| Given data |

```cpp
int asp_fused_launch(sdk_ctx* ctx, const uint16_t* ah, int64_t ldah, const uint16_t* w2, const uint16_t* w2p, const float* b2,
                     const uint16_t* h, int64_t ldh, int B, int T, int C, int A, float* pooled, void* stream, bool kblocked = false, bool f16 = false);

int se_gate_residual_impl(sdk_ctx* ctx, const uint16_t* z, int64_t ldz, const uint16_t* x, int64_t ldx, const float* w1t, const float* b1, const float* w2t,
                          const float* b2, uint16_t* out, int64_t ldo, int B, int T, int C, int Cse, const float* mean_in, void* ws, size_t ws_bytes,
                          void* stream, bool f16);
int asp_stats_impl(sdk_ctx* ctx, const uint16_t* h, int64_t ldh, int B, int T, int C, float* out_ctx, void* stream, bool f16);
int asp_pool_impl(sdk_ctx* ctx, const float* logits, int64_t ldl, const uint16_t* h, int64_t ldh, int B, int T, int C, float* pooled, void* stream, bool f16);

int res2net_chain_launch(sdk_ctx* ctx, const uint16_t* U, int64_t ldu, uint16_t* R, int64_t ldr, const uint16_t* const* W,
                         const uint16_t* const* Wpk, const float* const* bias, const float* const* scale, const float* const* shift,
                         int nconv, int B, int T, int dil, void* stream, bool f16 = false);

int resnet_tstp_impl(sdk_ctx* ctx, const uint16_t* x, int B, int F, int T, int C, float* out, void* stream, bool f16);
int resnet_masked_tstp_impl(sdk_ctx* ctx, const uint16_t* x, int B, int F, int T, int C, int S, const float* w, const int32_t* valid, float* out,
                            void* stream, bool f16);
int resnet_zero_invalid_impl(sdk_ctx* ctx, float* emb, int n, int dim, const int32_t* valid, void* stream);

size_t ahc_workspace_bytes(const int32_t* offsets, int G);
int ahc_launch(sdk_ctx* ctx, const float* E, int ldE, int dim, const int32_t* offsets, int G, double* Z, int32_t* status, void* ws, void* stream);

struct ProfScope {
  sdk_ctx* c; hipStream_t s; size_t slot; bool on;
  ProfScope(sdk_ctx* ctx, void* stream, int family, double flops, double bytes) : c(ctx), s((hipStream_t)stream), slot(0), on(ctx && ctx->prof_on) {
    if (!on) return;
    sdk_prof_rec r{family, nullptr, nullptr, flops, bytes};
    (void)hipEventCreate(&r.a); (void)hipEventCreate(&r.b);
    (void)hipEventRecord(r.a, s);
    slot = c->prof.size();
    c->prof.push_back(r);
  }
  ~ProfScope() { if (on) (void)hipEventRecord(c->prof[slot].b, s); }
};

void sdk_set_error(const char* fmt, ...) __attribute__((format(printf, 1, 2)));

#define SDK_HIP_OK(expr)                                                              \
  do {                                                                                \
    hipError_t _e = (expr);                                                           \
    if (_e != hipSuccess) {                                                           \
      sdk_set_error("%s failed: %s (%s:%d)", #expr, hipGetErrorString(_e), __FILE__, __LINE__); \
      return 1;                                                                       \
    }                                                                                 \
  } while (0)

#define SDK_REQUIRE(cond, ...)            \
  do {                                    \
    if (!(cond)) {                        \
      sdk_set_error(__VA_ARGS__);         \
      return 2;                           \
    }                                     \
  } while (0)

#define SDK_LAUNCH_CHECK()                                                         \
  do {                                                                             \
    hipError_t _e = hipGetLastError();                                             \
    if (_e != hipSuccess) {                                                        \
      sdk_set_error("kernel launch failed: %s (%s:%d)", hipGetErrorString(_e), __FILE__, __LINE__); \
      return 1;                                                                    \
    }                                                                              \
  } while (0)

static inline int ceil_div(int a, int b) { return (a + b - 1) / b; }

__device__ __forceinline__ float bf16_to_f32(bf16_t v) { return (float)v; }
__device__ __forceinline__ bf16_t f32_to_bf16(float v) { return (bf16_t)v; }

__device__ __forceinline__ float bf16_bits_to_f32(uint32_t lo16) { return __uint_as_float(lo16 << 16); }

__device__ __forceinline__ void unpack8(const u32x4& v, float* f) {
#pragma unroll
  for (int i = 0; i < 4; ++i) {
    f[2 * i] = __uint_as_float(v[i] << 16);
    f[2 * i + 1] = __uint_as_float(v[i] & 0xffff0000u);
  }
}
__device__ __forceinline__ uint32_t pack2(float a, float b) {
  bf16x2 t;
  t[0] = (bf16_t)a;
  t[1] = (bf16_t)b;
  return __builtin_bit_cast(uint32_t, t);
}
typedef _Float16 f16x8_t __attribute__((ext_vector_type(8)));
typedef _Float16 f16x2_t __attribute__((ext_vector_type(2)));
__device__ __forceinline__ float sat_f16(float a) {
  const float c = fminf(fmaxf(a, -65504.f), 65504.f);
  return a != a ? a : c;
}
template <bool F16>
__device__ __forceinline__ uint32_t pack2t(float a, float b) {
  if constexpr (F16) {
    f16x2_t t;
    t[0] = (_Float16)sat_f16(a);
    t[1] = (_Float16)sat_f16(b);
    return __builtin_bit_cast(uint32_t, t);
  } else {
    return pack2(a, b);
  }
}
template <bool F16>
__device__ __forceinline__ void unpack8t(const u32x4& v, float* f) {
  if constexpr (F16) {
#pragma unroll
    for (int i = 0; i < 4; ++i) {
      const uint32_t w = v[i];
      const f16x2_t t = __builtin_bit_cast(f16x2_t, w);
      f[2 * i] = (float)t[0];
      f[2 * i + 1] = (float)t[1];
    }
  } else {
    unpack8(v, f);
  }
}

__device__ __forceinline__ u32x4 pack8(const float* f) {
  u32x4 v;
#pragma unroll
  for (int i = 0; i < 4; ++i) v[i] = pack2(f[2 * i], f[2 * i + 1]);
  return v;
}
template <bool F16>
__device__ __forceinline__ u32x4 pack8t(const float* f) {
  u32x4 v;
#pragma unroll
  for (int i = 0; i < 4; ++i) v[i] = pack2t<F16>(f[2 * i], f[2 * i + 1]);
  return v;
}
template <bool F16>
__device__ __forceinline__ float load1t(const bf16_t* q) {
  if constexpr (F16) return (float)*reinterpret_cast<const _Float16*>(q);
  else return bf16_to_f32(*q);
}
template <bool F16>
__device__ __forceinline__ f32x4 mfma_16x16x32(bf16x8 a, bf16x8 b, f32x4 c) {
  if constexpr (F16) return __builtin_amdgcn_mfma_f32_16x16x32_f16(__builtin_bit_cast(f16x8_t, a), __builtin_bit_cast(f16x8_t, b), c, 0, 0, 0);
  else return __builtin_amdgcn_mfma_f32_16x16x32_bf16(a, b, c, 0, 0, 0);
}
template <bool F16>
__device__ __forceinline__ f32x16 mfma_32x32x16(bf16x8 a, bf16x8 b, f32x16 c) {
  if constexpr (F16) return __builtin_amdgcn_mfma_f32_32x32x16_f16(__builtin_bit_cast(f16x8_t, a), __builtin_bit_cast(f16x8_t, b), c, 0, 0, 0);
  else return __builtin_amdgcn_mfma_f32_32x32x16_bf16(a, b, c, 0, 0, 0);
}

__device__ __forceinline__ float wave_sum(float v) {
#pragma unroll
  for (int o = 32; o > 0; o >>= 1) v += __shfl_xor(v, o, 64);
  return v;
}
__device__ __forceinline__ float wave_max(float v) {
#pragma unroll
  for (int o = 32; o > 0; o >>= 1) v = fmaxf(v, __shfl_xor(v, o, 64));
  return v;
}

__device__ __forceinline__ void lds_barrier() {
  asm volatile("s_waitcnt lgkmcnt(0)" ::: "memory");
  __builtin_amdgcn_s_barrier();
}

__device__ __forceinline__ float var_floor(float v) { return v < 1e-12f ? 1e-12f : v; }

__device__ __forceinline__ int reflect_idx(int t, int T) {
  t = t < 0 ? -t : t;
  return t >= T ? 2 * (T - 1) - t : t;
}

__device__ __forceinline__ int xcd_remap(int bid, int nwg) {
  const int q = nwg >> 3, r = nwg & 7, xcd = bid & 7, local = bid >> 3;
  const int base = xcd < r ? xcd * (q + 1) : r * (q + 1) + (xcd - r) * q;
  return base + local;
}
```

speaker-diarization-toolkit_amd/csrc/conv_gemm.hip:

```cpp
#include <stdlib.h>

#include <type_traits>

#include "common.hpp"
#ifndef SDK_GEMM_CHAIN2
#define SDK_GEMM_CHAIN2 2
#endif

namespace {

__device__ __forceinline__ float tanh_bf16(float x) { return 1.0f - __fdividef(2.0f, __expf(2.0f * x) + 1.0f); }

constexpr int BM = 128, BN = 128, BK = 64, NT = 256;
constexpr int LDS_AB = (BM + BN) * BK * 2;
constexpr int CT_STRIDE = (BN + 8) * 2;
constexpr int LDS_CT = BM * CT_STRIDE;
constexpr int LDS_BYTES = LDS_CT > LDS_AB ? LDS_CT : LDS_AB;

struct Params {
  const bf16_t* A; int64_t lda;
  const bf16_t* W;
  bf16_t* C; int64_t ldc;
  float* C32; int64_t ldc32;
  const float* bias; const float* scale; const float* shift;
  const float* ubias; int64_t ldub;
  const bf16_t* X2; int64_t ldx2;
  bf16_t* S; int64_t lds;
  int M, N, Cin, taps, dil, T;
  uint32_t flags;
  int tune;
  float* stats_part; int stats_mode;
  const bf16_t* A2; int64_t lda2;
  int64_t ablk, cblk;
  int tap_pack;
  unsigned long long* clk;
  unsigned long long* stamps;
};

template <bool F16>
__global__ __launch_bounds__(NT, 2) void conv_gemm_kernel(Params p) {
  extern __shared__ __attribute__((aligned(16))) char smem[];
  char* sA = smem;
  char* sB = smem + BM * BK * 2;

  const int tid = threadIdx.x;
  const int lane = tid & 63;
  const int wid = tid >> 6;
  const int wm = wid >> 1, wn = wid & 1;

  const int nbn = p.N / BN;
  const int nbm = (p.M + BM - 1) / BM;
  const int tile = xcd_remap(blockIdx.x, nbn * nbm);
  const int bn = tile % nbn, bm = tile / nbn;
  const int m0 = bm * BM, n0 = bn * BN;

  const int ch = tid & 7;
  const int r0 = tid >> 3;
  int segbase[4], tloc[4];
#pragma unroll
  for (int i = 0; i < 4; ++i) {
    int m = m0 + r0 + 32 * i;
    m = m < p.M ? m : p.M - 1;
    if (p.taps > 1) {
      const int b = m / p.T;
      segbase[i] = b * p.T;
      tloc[i] = m - b * p.T;
    } else {
      segbase[i] = m;
      tloc[i] = 0;
    }
  }
  const int cpt = p.tap_pack >> 3;
  const int cin_w = p.tap_pack ? BK : p.Cin;
  const int Ktot = p.tap_pack ? ((p.taps * p.tap_pack + BK - 1) / BK) * BK : p.taps * p.Cin;
  const bf16_t* wrow[4];
#pragma unroll
  for (int i = 0; i < 4; ++i) wrow[i] = p.W + (int64_t)(n0 + r0 + 32 * i) * Ktot + ch * 8;

  uint32_t lds_w[4];
#pragma unroll
  for (int i = 0; i < 4; ++i) {
    const int row = r0 + 32 * i;
    lds_w[i] = row * 128 + ((ch ^ (row & 7)) << 4);
  }

  const int ksteps_per_tap = cin_w / BK;
  const int nk = p.tap_pack ? Ktot / BK : p.taps * ksteps_per_tap;
  const int half = p.taps >> 1;

  u32x4 ra[4], rb[4], ra2[4];
  auto gload = [&](int s) {
    const int j = s / ksteps_per_tap;
    const int kc = (s - j * ksteps_per_tap) * BK;
    int off = (j - half) * p.dil, acol = kc + ch * 8;
    if (p.tap_pack) {
      const int g = s * 8 + ch;
      int tap = g / cpt;
      acol = (g - tap * cpt) * 8;
      if (tap >= p.taps) { tap = half; acol = 0; }
      off = (tap - half) * p.dil;
    }
#pragma unroll
    for (int i = 0; i < 4; ++i) {
      const int src = p.taps > 1 ? segbase[i] + reflect_idx(tloc[i] + off, p.T) : segbase[i];
      ra[i] = *reinterpret_cast<const u32x4*>(p.ablk ? p.A + (int64_t)(acol >> 6) * p.ablk + (int64_t)src * 64 + (acol & 63) : p.A + (int64_t)src * p.lda + acol);
      rb[i] = *reinterpret_cast<const u32x4*>(wrow[i] + j * cin_w + kc);
      if (p.A2) ra2[i] = *reinterpret_cast<const u32x4*>(p.A2 + (int64_t)src * p.lda2 + acol);
    }
  };

  f32x4 acc[4][4];
#pragma unroll
  for (int mi = 0; mi < 4; ++mi)
#pragma unroll
    for (int ni = 0; ni < 4; ++ni) acc[mi][ni] = f32x4{0.f, 0.f, 0.f, 0.f};

  const int fr = lane & 15, fq = lane >> 4;
  uint32_t a_off[4], b_off[4];
#pragma unroll
  for (int i = 0; i < 4; ++i) {
    a_off[i] = (wm * 64 + i * 16 + fr) * 128;
    b_off[i] = (wn * 64 + i * 16 + fr) * 128;
  }
  const int sw = lane & 7;

  gload(0);
  for (int s = 0; s < nk; ++s) {
#pragma unroll
    for (int i = 0; i < 4; ++i) {
      if (p.A2) {
        float fa[8], fb[8];
        unpack8t<F16>(ra[i], fa);
        unpack8t<F16>(ra2[i], fb);
#pragma unroll
        for (int e = 0; e < 8; ++e) fa[e] += fb[e];
        ra[i] = pack8t<F16>(fa);
      }
      *reinterpret_cast<u32x4*>(sA + lds_w[i]) = ra[i];
      *reinterpret_cast<u32x4*>(sB + lds_w[i]) = rb[i];
    }
    __syncthreads();
    if (s + 1 < nk) gload(s + 1);
#pragma unroll
    for (int ks = 0; ks < 2; ++ks) {
      const uint32_t coff = ((ks * 4 + fq) ^ sw) << 4;
      bf16x8 af[4], bfr[4];
#pragma unroll
      for (int i = 0; i < 4; ++i) {
        af[i] = *reinterpret_cast<const bf16x8*>(sA + a_off[i] + coff);
        bfr[i] = *reinterpret_cast<const bf16x8*>(sB + b_off[i] + coff);
      }
#pragma unroll
      for (int mi = 0; mi < 4; ++mi)
#pragma unroll
        for (int ni = 0; ni < 4; ++ni)
          acc[mi][ni] = mfma_16x16x32<F16>(af[mi], bfr[ni], acc[mi][ni]);
    }
    __syncthreads();
  }

  float cb[4], cs[4], ct[4];
#pragma unroll
  for (int ni = 0; ni < 4; ++ni) {
    const int col = n0 + wn * 64 + ni * 16 + fr;
    cb[ni] = p.bias ? p.bias[col] : 0.f;
    cs[ni] = p.scale ? p.scale[col] : 1.f;
    ct[ni] = p.shift ? p.shift[col] : 0.f;
  }
  const bool relu = p.flags & SDK_GEMM_RELU, tnh = p.flags & SDK_GEMM_TANH;
#pragma unroll
  for (int mi = 0; mi < 4; ++mi) {
#pragma unroll
    for (int r = 0; r < 4; ++r) {
      const int row = wm * 64 + mi * 16 + fq * 4 + r;
      const int m = m0 + row;
      const float* ub = nullptr;
      if (p.ubias) {
        const int mm = m < p.M ? m : p.M - 1;
        ub = p.ubias + (int64_t)(mm / p.T) * p.ldub;
      }
#pragma unroll
      for (int ni = 0; ni < 4; ++ni) {
        const int lc = wn * 64 + ni * 16 + fr;
        float v = acc[mi][ni][r] + cb[ni];
        if (ub) v += ub[n0 + lc];
        if (relu) v = fmaxf(v, 0.f);
        v = v * cs[ni] + ct[ni];
        if (tnh) v = tanh_bf16(v);
        if (p.C32 && m < p.M) p.C32[(int64_t)m * p.ldc32 + n0 + lc] = v;
        *reinterpret_cast<uint16_t*>(smem + row * CT_STRIDE + lc * 2) = (uint16_t)pack2t<F16>(v, 0.f);
      }
    }
  }
  __syncthreads();
  if (p.C || p.S) {
#pragma unroll
    for (int i = 0; i < 8; ++i) {
      const int id = tid + NT * i;
      const int row = id >> 4, cc = id & 15;
      const int m = m0 + row;
      if (m < p.M) {
        const u32x4 v = *reinterpret_cast<const u32x4*>(smem + row * CT_STRIDE + cc * 16);
        if (p.C) *reinterpret_cast<u32x4*>(p.C + (int64_t)m * p.ldc + n0 + cc * 8) = v;
        if (p.S) {
          const u32x4 x = *reinterpret_cast<const u32x4*>(p.X2 + (int64_t)m * p.ldx2 + n0 + cc * 8);
          float fv[8], fx[8];
          unpack8t<F16>(v, fv);
          unpack8t<F16>(x, fx);
#pragma unroll
          for (int e = 0; e < 8; ++e) fv[e] += fx[e];
          *reinterpret_cast<u32x4*>(p.S + (int64_t)m * p.lds + n0 + cc * 8) = pack8t<F16>(fv);
        }
      }
    }
  }
}

}
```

| Directions |
Look through the entries above; find each line with the word "Params" and copy it.

| Your response |
struct Params {
__global__ __launch_bounds__(NT, 2) void conv_gemm_kernel(Params p) {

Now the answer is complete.